* Records excerpted from a collection

-- Opening Marker --

# alanross/AlvaAR

Measured on NVIDIA H100. Metric: frames_per_sec_720p_1000orb_20kf_ba, higher is better.
Workload: dtype u8/f64

## Files before the change

alvaar_b200/csrc/ba.cu:

```cuda
#include "alva_common.cuh"
#include "../../include/alva_b200.h"
#include <math.h>
#include <float.h>
#include <string.h>

namespace {

constexpr int NMAX = 128;
constexpr int LIN_THREADS = 128;
constexpr int NBMAX = NMAX / 6;
constexpr int MAXKEYS = NBMAX * (NBMAX + 1) / 2;
constexpr int BS_THREADS = 128;

struct BaState {
    double radius, decrease_factor, x_cost, cand_cost, xnorm, gmax, model_change;
    double se_min, se_cur, se_ref, se_cand, se_acc_ref, se_acc_cand;
    double initial_cost, push_cost;
    int reuse_diagonal, invalid_steps, iteration, last_success, n_success, n_iter, term, done;
    int relin, step_ok, ncols, chol_ok;
    int use_gather, nb, nbad, has_last;
    int skipped, pad0;
};

struct BaProblem {
// ... 143 lines not shown
__device__ __forceinline__ double block_sum(double v, double* sm) {
    sm[threadIdx.x] = v;
    __syncthreads();
    for (int s = NT / 2; s > 0; s >>= 1) {
        if ((int)threadIdx.x < s) sm[threadIdx.x] += sm[threadIdx.x + s];
        __syncthreads();
    }
    return sm[0];
}

__device__ __forceinline__ double block_sum_dyn(double v, double* sm) {
#pragma unroll
    for (int off = 16; off; off >>= 1) v += __shfl_xor_sync(0xffffffffu, v, off);
    const int lane = threadIdx.x & 31, warp = threadIdx.x >> 5, nw = (blockDim.x + 31) >> 5;
    __syncthreads();
    if (lane == 0) sm[warp] = v;
    __syncthreads();
    if (threadIdx.x == 0) { double t = 0; for (int w = 0; w < nw; w++) t += sm[w]; sm[32] = t; }
    __syncthreads();
    return sm[32];
}
__device__ __forceinline__ double block_max_dyn(double v, double* sm) {
#pragma unroll
    for (int off = 16; off; off >>= 1) v = fmax(v, __shfl_xor_sync(0xffffffffu, v, off));
    const int lane = threadIdx.x & 31, warp = threadIdx.x >> 5, nw = (blockDim.x + 31) >> 5;
    __syncthreads();
    if (lane == 0) sm[warp] = v;
    __syncthreads();
    if (threadIdx.x == 0) { double t = sm[0]; for (int w = 1; w < nw; w++) t = fmax(t, sm[w]); sm[32] = t; }
    __syncthreads();
    return sm[32];
}

constexpr int SETUP_THREADS = 1024;
__global__ void __launch_bounds__(SETUP_THREADS) ba_setup_kernel(const BaProblem* __restrict__ probs, BaDims D) {
    const BaProblem P = probs[blockIdx.x];
    if (threadIdx.x < NBMAX) P.ga_ticket[threadIdx.x] = 0;
    __shared__ int ref[256];
    __shared__ int scan_s[SETUP_THREADS + 1];
    __shared__ int wcount[32][NBMAX + 1];
    __shared__ int run[NBMAX + 1], pl_base[NBMAX + 1];
    const int tid = threadIdx.x, lane = tid & 31, warp = tid >> 5;
    constexpr int NT = SETUP_THREADS;
    if (D.pass == 1 && (P.st->nbad == 0 || !(D.huber > 0))) {
        if (tid == 0) { P.st->done = 1; P.st->skipped = 1; P.st->use_gather = 0; P.st->has_last = 0; }
        return;
    }
    for (int k = tid; k < 256; k += NT) ref[k] = 0;
    for (int l = tid; l <= D.nlm; l += NT) P.lm_start[l] = 0;
    __syncthreads();
    for (int o = tid; o < D.nobs; o += NT) {
        const int l = P.obs_lm[o];
        if (l < 0) continue;
        atomicAdd(&P.lm_start[l + 1], 1);
        ref[P.anch_kf[l]] = 1;
        ref[P.obs_kf[o]] = 1;
    }
    __syncthreads();
    if (tid == 0) {
        int c = 0;
        for (int k = 0; k < D.nkf; k++) {
            if (!P.pose_const[k] && ref[k]) { P.pose_col[k] = c; c += 6; }
            else P.pose_col[k] = -1;
        }
        BaState& s = *P.st;
        s.ncols = c;
// ... 89 lines not shown
    maxobs = max(maxobs, __shfl_xor_sync(0xffffffffu, maxobs, 4)); maxobs = max(maxobs, __shfl_xor_sync(0xffffffffu, maxobs, 2));
    maxobs = max(maxobs, __shfl_xor_sync(0xffffffffu, maxobs, 1));
    if (lane == 0) scan_s[warp] = maxobs;
    __syncthreads();
    if (tid == 0) {
        int mo = 0;
        for (int i = 0; i < NT / 32; i++) mo = max(mo, scan_s[i]);
        P.st->use_gather = (mo < 255 && D.nlm < 65536 && D.nobs < 65535) ? 1 : 0;
    }
}

template <bool FULL>
__device__ __forceinline__ double lin_obs(const BaProblem& P, const BaDims& D, int o, int l, const double* poses, double invd_l) {
    const int ka = P.anch_kf[l], kp = P.obs_kf[o];
    double r[2], Ja[12], Jp[12], Jd[2];
    ba_evaluate(P.calib, poses + 7 * ka, poses + 7 * kp, invd_l, P.obs_uv[2 * o], P.obs_uv[2 * o + 1], P.anch_uv[2 * l],
                P.anch_uv[2 * l + 1], r, FULL ? Ja : nullptr, Jp, Jd);
    double rho0, rho1;
    huber(r[0] * r[0] + r[1] * r[1], D.huber, rho0, rho1);
    if (FULL) {
        const double sc = sqrt(rho1);
        r[0] *= sc; r[1] *= sc;
        P.res[2 * o] = r[0]; P.res[2 * o + 1] = r[1];
        Jd[0] *= sc; Jd[1] *= sc;
        P.Jd[2 * o] = Jd[0]; P.Jd[2 * o + 1] = Jd[1];
#pragma unroll
        for (int i = 0; i < 12; i++) { Ja[i] *= sc; Jp[i] *= sc; P.Ja[12 * o + i] = Ja[i]; P.Jp[12 * o + i] = Jp[i]; }
    }
    return 0.5 * rho0;
}

template <bool FULL>
__global__ void __launch_bounds__(LIN_THREADS, 7) ba_linearize_kernel(const BaProblem* __restrict__ probs, BaDims D) {
    const BaProblem P = probs[blockIdx.y];
    __shared__ double red[LIN_THREADS];
    const BaState& st = *P.st;
    const bool active = FULL ? (st.relin && !st.done) : !st.done;
    if (!active) return;
    const int o = blockIdx.x * LIN_THREADS + threadIdx.x;
    double cost = 0;
    const int l = o < D.nobs ? P.obs_lm[o] : -1;
    if (l >= 0) cost = lin_obs<FULL>(P, D, o, l, FULL ? P.poses : P.cand_poses, (FULL ? P.invd : P.cand_invd)[l]);
    const double tot = block_sum<LIN_THREADS>(cost, red);
    if (threadIdx.x == 0) P.cost_part[blockIdx.x] = tot;
}
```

-- Closing Marker --

* Problem
Using the exact wording, transcribe all the records above.

* Solution to this problem
# alanross/AlvaAR

Measured on NVIDIA H100. Metric: frames_per_sec_720p_1000orb_20kf_ba, higher is better.
Workload: dtype u8/f64

## Files before the change

alvaar_b200/csrc/ba.cu:

```cuda
#include "alva_common.cuh"
#include "../../include/alva_b200.h"
#include <math.h>
#include <float.h>
#include <string.h>

namespace {

constexpr int NMAX = 128;
constexpr int LIN_THREADS = 128;
constexpr int NBMAX = NMAX / 6;
constexpr int MAXKEYS = NBMAX * (NBMAX + 1) / 2;
constexpr int BS_THREADS = 128;

struct BaState {
    double radius, decrease_factor, x_cost, cand_cost, xnorm, gmax, model_change;
    double se_min, se_cur, se_ref, se_cand, se_acc_ref, se_acc_cand;
    double initial_cost, push_cost;
    int reuse_diagonal, invalid_steps, iteration, last_success, n_success, n_iter, term, done;
    int relin, step_ok, ncols, chol_ok;
    int use_gather, nb, nbad, has_last;
    int skipped, pad0;
};

struct BaProblem {
// ... 143 lines not shown
__device__ __forceinline__ double block_sum(double v, double* sm) {
    sm[threadIdx.x] = v;
    __syncthreads();
    for (int s = NT / 2; s > 0; s >>= 1) {
        if ((int)threadIdx.x < s) sm[threadIdx.x] += sm[threadIdx.x + s];
        __syncthreads();
    }
    return sm[0];
}

__device__ __forceinline__ double block_sum_dyn(double v, double* sm) {
#pragma unroll
    for (int off = 16; off; off >>= 1) v += __shfl_xor_sync(0xffffffffu, v, off);
    const int lane = threadIdx.x & 31, warp = threadIdx.x >> 5, nw = (blockDim.x + 31) >> 5;
    __syncthreads();
    if (lane == 0) sm[warp] = v;
    __syncthreads();
    if (threadIdx.x == 0) { double t = 0; for (int w = 0; w < nw; w++) t += sm[w]; sm[32] = t; }
    __syncthreads();
    return sm[32];
}
__device__ __forceinline__ double block_max_dyn(double v, double* sm) {
#pragma unroll
    for (int off = 16; off; off >>= 1) v = fmax(v, __shfl_xor_sync(0xffffffffu, v, off));
    const int lane = threadIdx.x & 31, warp = threadIdx.x >> 5, nw = (blockDim.x + 31) >> 5;
    __syncthreads();
    if (lane == 0) sm[warp] = v;
    __syncthreads();
    if (threadIdx.x == 0) { double t = sm[0]; for (int w = 1; w < nw; w++) t = fmax(t, sm[w]); sm[32] = t; }
    __syncthreads();
    return sm[32];
}

constexpr int SETUP_THREADS = 1024;
__global__ void __launch_bounds__(SETUP_THREADS) ba_setup_kernel(const BaProblem* __restrict__ probs, BaDims D) {
    const BaProblem P = probs[blockIdx.x];
    if (threadIdx.x < NBMAX) P.ga_ticket[threadIdx.x] = 0;
    __shared__ int ref[256];
    __shared__ int scan_s[SETUP_THREADS + 1];
    __shared__ int wcount[32][NBMAX + 1];
    __shared__ int run[NBMAX + 1], pl_base[NBMAX + 1];
    const int tid = threadIdx.x, lane = tid & 31, warp = tid >> 5;
    constexpr int NT = SETUP_THREADS;
    if (D.pass == 1 && (P.st->nbad == 0 || !(D.huber > 0))) {
        if (tid == 0) { P.st->done = 1; P.st->skipped = 1; P.st->use_gather = 0; P.st->has_last = 0; }
        return;
    }
    for (int k = tid; k < 256; k += NT) ref[k] = 0;
    for (int l = tid; l <= D.nlm; l += NT) P.lm_start[l] = 0;
    __syncthreads();
    for (int o = tid; o < D.nobs; o += NT) {
        const int l = P.obs_lm[o];
        if (l < 0) continue;
        atomicAdd(&P.lm_start[l + 1], 1);
        ref[P.anch_kf[l]] = 1;
        ref[P.obs_kf[o]] = 1;
    }
    __syncthreads();
    if (tid == 0) {
        int c = 0;
        for (int k = 0; k < D.nkf; k++) {
            if (!P.pose_const[k] && ref[k]) { P.pose_col[k] = c; c += 6; }
            else P.pose_col[k] = -1;
        }
        BaState& s = *P.st;
        s.ncols = c;
// ... 89 lines not shown
    maxobs = max(maxobs, __shfl_xor_sync(0xffffffffu, maxobs, 4)); maxobs = max(maxobs, __shfl_xor_sync(0xffffffffu, maxobs, 2));
    maxobs = max(maxobs, __shfl_xor_sync(0xffffffffu, maxobs, 1));
    if (lane == 0) scan_s[warp] = maxobs;
    __syncthreads();
    if (tid == 0) {
        int mo = 0;
        for (int i = 0; i < NT / 32; i++) mo = max(mo, scan_s[i]);
        P.st->use_gather = (mo < 255 && D.nlm < 65536 && D.nobs < 65535) ? 1 : 0;
    }
}

template <bool FULL>
__device__ __forceinline__ double lin_obs(const BaProblem& P, const BaDims& D, int o, int l, const double* poses, double invd_l) {
    const int ka = P.anch_kf[l], kp = P.obs_kf[o];
    double r[2], Ja[12], Jp[12], Jd[2];
    ba_evaluate(P.calib, poses + 7 * ka, poses + 7 * kp, invd_l, P.obs_uv[2 * o], P.obs_uv[2 * o + 1], P.anch_uv[2 * l],
                P.anch_uv[2 * l + 1], r, FULL ? Ja : nullptr, Jp, Jd);
    double rho0, rho1;
    huber(r[0] * r[0] + r[1] * r[1], D.huber, rho0, rho1);
    if (FULL) {
        const double sc = sqrt(rho1);
        r[0] *= sc; r[1] *= sc;
        P.res[2 * o] = r[0]; P.res[2 * o + 1] = r[1];
        Jd[0] *= sc; Jd[1] *= sc;
        P.Jd[2 * o] = Jd[0]; P.Jd[2 * o + 1] = Jd[1];
#pragma unroll
        for (int i = 0; i < 12; i++) { Ja[i] *= sc; Jp[i] *= sc; P.Ja[12 * o + i] = Ja[i]; P.Jp[12 * o + i] = Jp[i]; }
    }
    return 0.5 * rho0;
}

template <bool FULL>
__global__ void __launch_bounds__(LIN_THREADS, 7) ba_linearize_kernel(const BaProblem* __restrict__ probs, BaDims D) {
    const BaProblem P = probs[blockIdx.y];
    __shared__ double red[LIN_THREADS];
    const BaState& st = *P.st;
    const bool active = FULL ? (st.relin && !st.done) : !st.done;
    if (!active) return;
    const int o = blockIdx.x * LIN_THREADS + threadIdx.x;
    double cost = 0;
    const int l = o < D.nobs ? P.obs_lm[o] : -1;
    if (l >= 0) cost = lin_obs<FULL>(P, D, o, l, FULL ? P.poses : P.cand_poses, (FULL ? P.invd : P.cand_invd)[l]);
    const double tot = block_sum<LIN_THREADS>(cost, red);
    if (threadIdx.x == 0) P.cost_part[blockIdx.x] = tot;
}
```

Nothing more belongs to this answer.